Unnamed: 0,Total Number of Players
0,573


# Purchase Analysis (Total)

In [65]:
# Number of unique Items
items = df['Item Name'].unique()
num_unique_items = len(items)

# Average Purchase price
avg_price = df['Price'].mean()

# Total Number of Purchases
total_purchases = len(df['Price'])

# Total Revenue
total_revenue = df['Price'].sum()

# Compiling Analysis into a single output table
pa_df = pd.DataFrame(data=[num_unique_items, avg_price, total_purchases, total_revenue])
pa_df = pa_df.transpose()
pa_df[[0,2]] = pa_df[[0,2]].astype(int)


pa_df.rename(columns={0: 'Number of Unique Items',
                      1: 'Average Purchase Price',
                      2: 'Total Number of Purchases',
                      3: 'Total Revenue'},inplace=True)
pa_df = pa_df.style.format({'Average Purchase Price': '$ {:,.2f}','Total Revenue': '$ {:,.2f}'})
pa_df

Unnamed: 0,Number of Unique Items,Average Purchase Price,Total Number of Purchases,Total Revenue
0,179,$ 2.93,780,"$ 2,286.33"


# Gender Demographics

In [66]:
unique_name_group = df.groupby(by='SN')
gender_counts = unique_name_group['Gender'].max().value_counts()

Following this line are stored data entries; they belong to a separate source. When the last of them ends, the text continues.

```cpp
static int launch_fused_bwd(const FusedParams& fp, int sh_degree, const float* records, const float* v_records,
                            FusedOut out, const unsigned char* touched_in, void* scratch, long long scratch_bytes,
                            hipStream_t st, int clear_touched = 0) {
  unsigned char* touched = const_cast<unsigned char*>(touched_in);
  const bool needles = !(fp.flags & GS_FLAG_NO_NEEDLE_HP);
  out.clear_touched = (clear_touched == 1 && !needles) ? 1 : 0;
  const int needle_clears = (clear_touched == 1 && needles) ? 1 : 0;
  dim3 block(256);
  const int N = fp.N;
  const bool pose = out.v_viewmats || out.v_twist;
  const int slots = pose ? (fp.pixvel ? 2 : fp.P) : 0;
  const size_t lds = (size_t)slots * 12 * sizeof(float);
  if (pose) {
    if (!scratch || scratch_bytes < pose_scratch_bytes(N, fp.P, fp.pixvel != 0, touched != nullptr)) return GS_ERR_WORKSPACE;
    out.pose_partial = reinterpret_cast<float*>(scratch);
  }
  dim3 grid(touched ? (N + kFusedChunk - 1) / kFusedChunk : (N + 255) / 256);
  const bool depth = (fp.flags & GS_FLAG_DEPTH_GRAD) != 0;
  const bool low = sh_degree <= 3;
  if (touched) {
    const bool zf = (fp.flags & GS_FLAG_ZERO_FILL) != 0;
    const auto kernel =
        depth ? (low ? (zf ? project_fused_bwd_sparse_kernel<16, true, true> : project_fused_bwd_sparse_kernel<16, false, true>)
                     : (zf ? project_fused_bwd_sparse_kernel<25, true, true> : project_fused_bwd_sparse_kernel<25, false, true>))
              : (low ? (zf ? project_fused_bwd_sparse_kernel<16, true, false> : project_fused_bwd_sparse_kernel<16, false, false>)
                     : (zf ? project_fused_bwd_sparse_kernel<25, true, false> : project_fused_bwd_sparse_kernel<25, false, false>));
    hipLaunchKernelGGL(kernel, grid, block, lds, st, fp, records, v_records, out, touched);
  } else {
    const auto kernel = depth ? (low ? project_fused_bwd_kernel<16, true> : project_fused_bwd_kernel<25, true>)
                              : (low ? project_fused_bwd_kernel<16, false> : project_fused_bwd_kernel<25, false>);
    hipLaunchKernelGGL(kernel, grid, block, lds, st, fp, records, v_records, out);
  }
  if (pose) {
    PoseDst dst{out.v_viewmats, fp.pixvel ? out.v_twist : nullptr, fp.pixvel ? 0 : 16, (!fp.pixvel && out.dirty) ? 1 : 0};
    hipLaunchKernelGGL(pose_reduce_kernel, dim3(slots), dim3(256), 0, st, out.pose_partial, (int)grid.x, slots, dst);
  }
  if (needles)
    hipLaunchKernelGGL(depth ? project_needle_hp_kernel<true> : project_needle_hp_kernel<false>,
                       dim3((N + kNeedleChunk - 1) / kNeedleChunk), dim3(256), 0, st, fp, records, v_records, out.v_means,
                       out.v_scales, out.v_quats, touched, kNeedleRatio, needle_clears);
  return gs_launch_status();
}

__global__ __launch_bounds__(256) void xy_grad_cams_kernel(int N, int P, int B, const float* __restrict__ v_records,
                                                           unsigned char* __restrict__ touched,
                                                           float* __restrict__ v_xy, int clear_touched) {
  const int i = blockIdx.x * blockDim.x + threadIdx.x;
  if (i >= N) return;
  const int Pc = P / B;
  for (int b = 0; b < B; ++b) {
    float vxs = 0.f, vys = 0.f;
    for (int p = b * Pc; p < (b + 1) * Pc; ++p) {
      const size_t idx = (size_t)p * N + i;
      if (!touched[idx]) continue;
      if (clear_touched) touched[idx] = 0;
      const float2 g = *reinterpret_cast<const float2*>(v_records + idx * kGradFloats);
      vxs += g.x; vys += g.y;
    }
    *reinterpret_cast<float2*>(v_xy + ((size_t)b * N + i) * 2) = make_float2(vxs, vys);
  }
}

__global__ __launch_bounds__(256) void xy_absgrad_cams_kernel(int N, int P, int B, const float* __restrict__ v_records,
                                                              const unsigned char* __restrict__ touched,
                                                              float* __restrict__ out) {
  const int i = blockIdx.x * blockDim.x + threadIdx.x;
  if (i >= N) return;
  const int Pc = P / B;
  for (int b = 0; b < B; ++b) {
    float ax = 0.f, ay = 0.f;
    for (int p = b * Pc; p < (b + 1) * Pc; ++p) {
      const size_t idx = (size_t)p * N + i;
// ... 121 lines not shown
```

### 3dgs-deblur_amd/ops.py

```python
from __future__ import annotations

import ctypes
import math
from collections import namedtuple
from dataclasses import dataclass
from typing import NamedTuple, Optional, Tuple

import torch
from torch import Tensor
from torch.autograd import Function

from . import _lib

import os
import threading

TILE = 16
REC = 16
GRAD = 12
MAX_SUBPOSES = 256
SLICE_BASE = int(os.environ.get("GSD_SLICE_BASE", "512"))
SLICE_ADAPT = int(os.environ.get("GSD_SLICE_ADAPT", "1"))
SLICE_GROW_OPEN = float(os.environ.get("GSD_SLICE_GROW_OPEN", "0.5"))
_state_lock = threading.RLock()


class FrameHints:

    __slots__ = ("mult", "age", "arena_bytes", "arena_retries", "frames", "box_share", "last_slices", "select_misses",
                 "select_cap", "select_overflows", "_recent", "_lock", "_views")

    def __init__(self):
        self.mult, self.age, self.arena_bytes, self.arena_retries, self.frames = 1, 0, 0, 0, 0
        self.box_share = None
        self.last_slices = None
        self.select_misses = 0
        self.select_cap = 0
        self.select_overflows = 0
        self._recent = []
        self._lock = threading.Lock()
        self._views = {}

    def slice_base(self) -> int:
        return SLICE_BASE * (self.mult if SLICE_ADAPT and SLICE_BASE > 0 else 1)

    def feedback(self, n_issued: int, retries: int = 0, box_share: Optional[float] = None, select_state: int = 0,
                 open_after_first: Optional[float] = None, max_selected: int = 0, select_overflow: int = 0) -> None:
        with self._lock:
            self.frames += 1
            self.last_slices = int(n_issued)
            if select_state == 2:
                self.select_misses += 1
            if max_selected > 0:
                want = int(1.5 * max_selected) + 4096
                self.select_cap = want if (select_overflow or want > self.select_cap) else max(want, int(0.9 * self.select_cap))
            self.select_overflows += int(bool(select_overflow))
            if box_share is not None:
                self.box_share = float(box_share)
            self.arena_retries += retries
            self._recent = (self._recent + [(int(n_issued), self.mult, int(retries))])[-4:]
            if SLICE_ADAPT and SLICE_BASE > 0:
                grow = n_issued >= 2 and self.mult < 8 and (open_after_first is None or open_after_first < 0
                                                            or open_after_first >= SLICE_GROW_OPEN)
                if self.age >= 255:
                    self.mult, self.age = 1, 0
                else:
                    self.mult, self.age = (self.mult * 2 if grow else self.mult), self.age + 1

    @property
    def settled(self) -> bool:
        with self._lock:
            r = self._recent
            return (len(r) >= 2 and r[-1][0] == r[-2][0] and r[-1][1] == r[-2][1] == self.mult
                    and r[-1][2] == 0 and r[-2][2] == 0)

    def lazy_records(self) -> bool:
        return self.mult == 1 and (self.box_share is None or self.box_share < 0.25)

    def depth_select(self) -> bool:
        return self.last_slices == 1 and self.box_share is not None and self.box_share < 0.5

    def view(self, key) -> "ViewHints":
        with self._lock:
            v = self._views.get(key)
            if v is None:
                if len(self._views) >= 16384:
                    self._views.clear()
                v = self._views[key] = ViewHints(self)
                v.box_share, v.last_slices, v.select_cap = self.box_share, self.last_slices, self.select_cap
            return v

    def reset(self) -> None:
        with self._lock:
            self.mult, self.age, self.arena_bytes, self._recent, self.box_share = 1, 0, 0, [], None
            self.last_slices, self.select_cap = None, 0
            self._views.clear()


class ViewHints:

    __slots__ = ("scene", "box_share", "last_slices", "select_cap")

    def __init__(self, scene: "FrameHints"):
        self.scene = scene
        self.box_share, self.last_slices, self.select_cap = None, None, 0

    arena_bytes = property(lambda self: self.scene.arena_bytes,
                           lambda self, v: setattr(self.scene, "arena_bytes", v))
    mult = property(lambda self: self.scene.mult)
    frames = property(lambda self: self.scene.frames)
    arena_retries = property(lambda self: self.scene.arena_retries)
    select_misses = property(lambda self: self.scene.select_misses)
    select_overflows = property(lambda self: self.scene.select_overflows)
    settled = property(lambda self: self.scene.settled)

    def slice_base(self) -> int:
        return self.scene.slice_base()

    def lazy_records(self) -> bool:
        return self.scene.mult == 1 and (self.box_share is None or self.box_share < 0.25)

    def depth_select(self) -> bool:
        return self.last_slices == 1 and self.box_share is not None and self.box_share < 0.5

    def view(self, key) -> "ViewHints":
        return self.scene.view(key)

    def feedback(self, n_issued: int, retries: int = 0, box_share: Optional[float] = None, select_state: int = 0,
                 open_after_first: Optional[float] = None, max_selected: int = 0, select_overflow: int = 0) -> None:
        sc = self.scene
        with sc._lock:
            self.last_slices = int(n_issued)
            if box_share is not None:
                self.box_share = float(box_share)
            if max_selected > 0:
                want = int(1.5 * max_selected) + 4096
                self.select_cap = want if (select_overflow or want > self.select_cap) else max(want, int(0.9 * self.select_cap))
        sc.feedback(n_issued, retries, box_share, select_state, open_after_first, max_selected, select_overflow)


_hints = {}


def hints_for(key) -> FrameHints:
    with _state_lock:
        h = _hints.get(key)
        if h is None:
            if len(_hints) >= 64:
                _hints.clear()
            h = _hints[key] = FrameHints()
        return h


SLICE_MERGE = float(os.environ.get("GSD_SLICE_MERGE", "0.75"))
FRAME_POLL = int(os.environ.get("GSD_FRAME_POLL", "1"))


def _host_cores() -> int:
    try:
        return len(os.sched_getaffinity(0))
    except (AttributeError, OSError):
        return os.cpu_count() or 1


def frame_poll() -> int:
    if "GSD_FRAME_POLL" in os.environ or not FRAME_POLL:
        return int(FRAME_POLL)
    local_world = max(1, int(os.environ.get("LOCAL_WORLD_SIZE", "1") or 1))
    return 1 if _host_cores() >= 2 * local_world else 0


def readback_mode() -> dict:
    return {"poll": bool(frame_poll()), "host_cores": _host_cores(),
            "local_rank": int(os.environ.get("LOCAL_RANK", "0") or 0),
            "local_world": int(os.environ.get("LOCAL_WORLD_SIZE", "1") or 1),
            "forced": "GSD_FRAME_POLL" in os.environ}
DEPTH_SORT_DIGIT = 8
UPSTREAM_GRADS = int(os.environ.get("GSD_UPSTREAM_GRADS", "6"))


BAND_AWARE = int(os.environ.get("GSD_BAND_AWARE", "1"))
LAZY_RECORDS = int(os.environ.get("GSD_LAZY_RECORDS", "1"))
DEPTH_SELECT = int(os.environ.get("GSD_DEPTH_SELECT", "1"))
NEEDLE_HP = int(os.environ.get("GSD_NEEDLE_HP", "1"))


def _proj_grad_flags() -> int:
    return (UPSTREAM_GRADS & 1) | (0 if NEEDLE_HP else 8)


BWD_SPLAT = int(os.environ.get("GSD_BWD_SPLAT", "0"))


BWD_ABSGRAD = 2048


def _bwd_variant(absgrad: bool = False) -> int:
    if absgrad:
        return (256 if (UPSTREAM_GRADS & 4) else 0) | BWD_ABSGRAD
    return (256 if (UPSTREAM_GRADS & 4) else 0) | (1024 if BWD_SPLAT else 0)
_slice_totals = []


def __getattr__(name):
    if name == "last_slice_intersects":
        for i, v in enumerate(_slice_totals):
            if isinstance(v, torch.Tensor):
                _slice_totals[i] = int(v.item()) & 0xFFFFFFFF
        return list(_slice_totals)
    raise AttributeError(name)


from ._profile import FRAME_STAGES, StageProfiler, _NULL

profiler: Optional[StageProfiler] = None
last_num_intersects: int = 0
last_depth_select: int = 0


def _stage(name: str):
    return _NULL if profiler is None else profiler.stage(name)


def _L():
    return _lib.load()


def _ptr(t: Optional[Tensor]):
    return None if t is None else ctypes.c_void_p(t.data_ptr())


def _stream():
    return ctypes.c_void_p(torch.cuda.current_stream().cuda_stream)


def _f32(t: Tensor, name: str) -> Tensor:
    if not t.is_cuda:
        raise ValueError(f"{name} must be a CUDA(HIP) tensor: the HIP path has no CPU fallback")
    if t.dtype != torch.float32:
        raise ValueError(f"{name} must be float32, got {t.dtype}")
    return t.contiguous()


def _tiles(h: int, w: int) -> Tuple[int, int]:
    return (w + TILE - 1) // TILE, (h + TILE - 1) // TILE


IDS_PAD = 8


def _padded_i32(n: int, dev) -> Tensor:
    return torch.empty(n + IDS_PAD, dtype=torch.int32, device=dev)[:n]


def _bits(n: int) -> int:
    return max(1, int(math.ceil(math.log2(max(2, n)))))


SYNC_CHECK = int(os.environ.get("GSD_SYNC_CHECK", "0"))


def _check(st: int, what: str):
    _lib.check(st, what)
    if SYNC_CHECK:
        try:
            torch.cuda.synchronize()
        except RuntimeError as e:
            raise _lib.HipLibraryError(f"asynchronous HIP fault surfaced right after stage '{what}': {e}") from e


def _pose_scratch(N: int, P: int, with_touched: bool, dev) -> Tensor:
    return torch.empty(int(_L().gs_project_pose_scratch_bytes(int(N), int(P), int(bool(with_touched)))), dtype=torch.uint8,
                       device=dev)


def _viewmat16(viewmat: Tensor) -> Tensor:
    v = _f32(viewmat, "viewmat")
    if v.shape[-2:] == (3, 4):
        pad = torch.tensor([[0.0, 0.0, 0.0, 1.0]], device=v.device, dtype=v.dtype)
        v = torch.cat([v, pad.expand(v.shape[:-2] + (1, 4))], dim=-2).contiguous()
    if v.shape[-2:] != (4, 4):
        raise ValueError("viewmat must be [4,4] (or [3,4])")
    return v
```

# Percentage and count of male players
male_count = gender_counts['Male']
male_percent = male_count/player_count*100

# Percentage and count of female players
female_count = gender_counts['Female']
female_percent = female_count/player_count*100

# Percentage and count of other/non-disclosed
other_count = gender_counts['Other / Non-Disclosed']
other_percent = other_count/player_count*100

# Compiling analysis into a single table
gender_df = pd.DataFrame([[male_count, male_percent], [female_count, female_percent], [other_count, other_percent]],index=['Male','Female','Other/Non-Disclosed'],columns=['Count','Percent'])
gender_df = gender_df.style.format({'Percent': '{:,.2f}%'})
gender_df

Unnamed: 0,Count,Percent
Male,465,81.15%
Female,100,17.45%
Other/Non-Disclosed,8,1.40%


# Purchase Analysis (Gender)

In [67]:
male_only_df = df[df['Gender']=='Male']
female_only_df = df[df['Gender']=='Female']
other_only_df = df[df['Gender']=='Other / Non-Disclosed']

# Total Purchases
male_purchase_count = len(male_only_df['Price'])
female_purchase_count = len(female_only_df['Price'])
other_purchase_count = len(other_only_df['Price'])

# Average Purchase Price
male_avg_price = male_only_df['Price'].mean()
female_avg_price = female_only_df['Price'].mean()
other_avg_price = other_only_df['Price'].mean()

# Total Purchase Value
male_total_purchase = male_only_df['Price'].sum()
female_total_purchase = female_only_df['Price'].sum()
other_total_purchase = other_only_df['Price'].sum()

# Normalized Totals
male_avg_price_norm = male_total_purchase/male_count
female_avg_price_norm = female_total_purchase/female_count
other_avg_price_norm = other_total_purchase/other_count

# Compiling analysis into a single table
pa_gender_df = pd.DataFrame([[male_purchase_count, male_avg_price, male_total_purchase, male_avg_price_norm],
                             [female_purchase_count, female_avg_price, female_total_purchase, female_avg_price_norm],
                             [other_purchase_count, other_avg_price, other_total_purchase, other_avg_price_norm]],
                             index=['Male','Female','Other/Non-Disclosed'],
                             columns=['Purchase Count','Average Purchase Price','Total Revenue','Normalized Price'])
pa_gender_df = pa_gender_df.style.format({'Average Purchase Price': '$ {:,.2f}','Total Revenue': '$ {:,.2f}','Normalized Price': '$ {:,.2f}'})
pa_gender_df

Unnamed: 0,Purchase Count,Average Purchase Price,Total Revenue,Normalized Price
Male,633,$ 2.95,"$ 1,867.68",$ 4.02
Female,136,$ 2.82,$ 382.91,$ 3.83
Other/Non-Disclosed,11,$ 3.25,$ 35.74,$ 4.47


# Age Demographics

In [68]:
# The following code works for any age range, but is weak against outliers.  Will hard code bins so the data works with all files

#bins = [10+5*i for i in range(int(np.floor((df['Age'].max()-5)/5)))]
#labels = [str(10+5*i)+'-'+str(9+5*(i+1)) for i in range(len(bins))]
#bins = [0]+bins
#labels = ['<10']+labels

bins = [9+5*i for i in range(7)]
bins = [0]+bins+[150]
labels = ['<10','10-14','15-19','20-24','25-29','30-34','35-39','+40']
bin_series = pd.cut(df['Age'],bins = bins, labels=labels)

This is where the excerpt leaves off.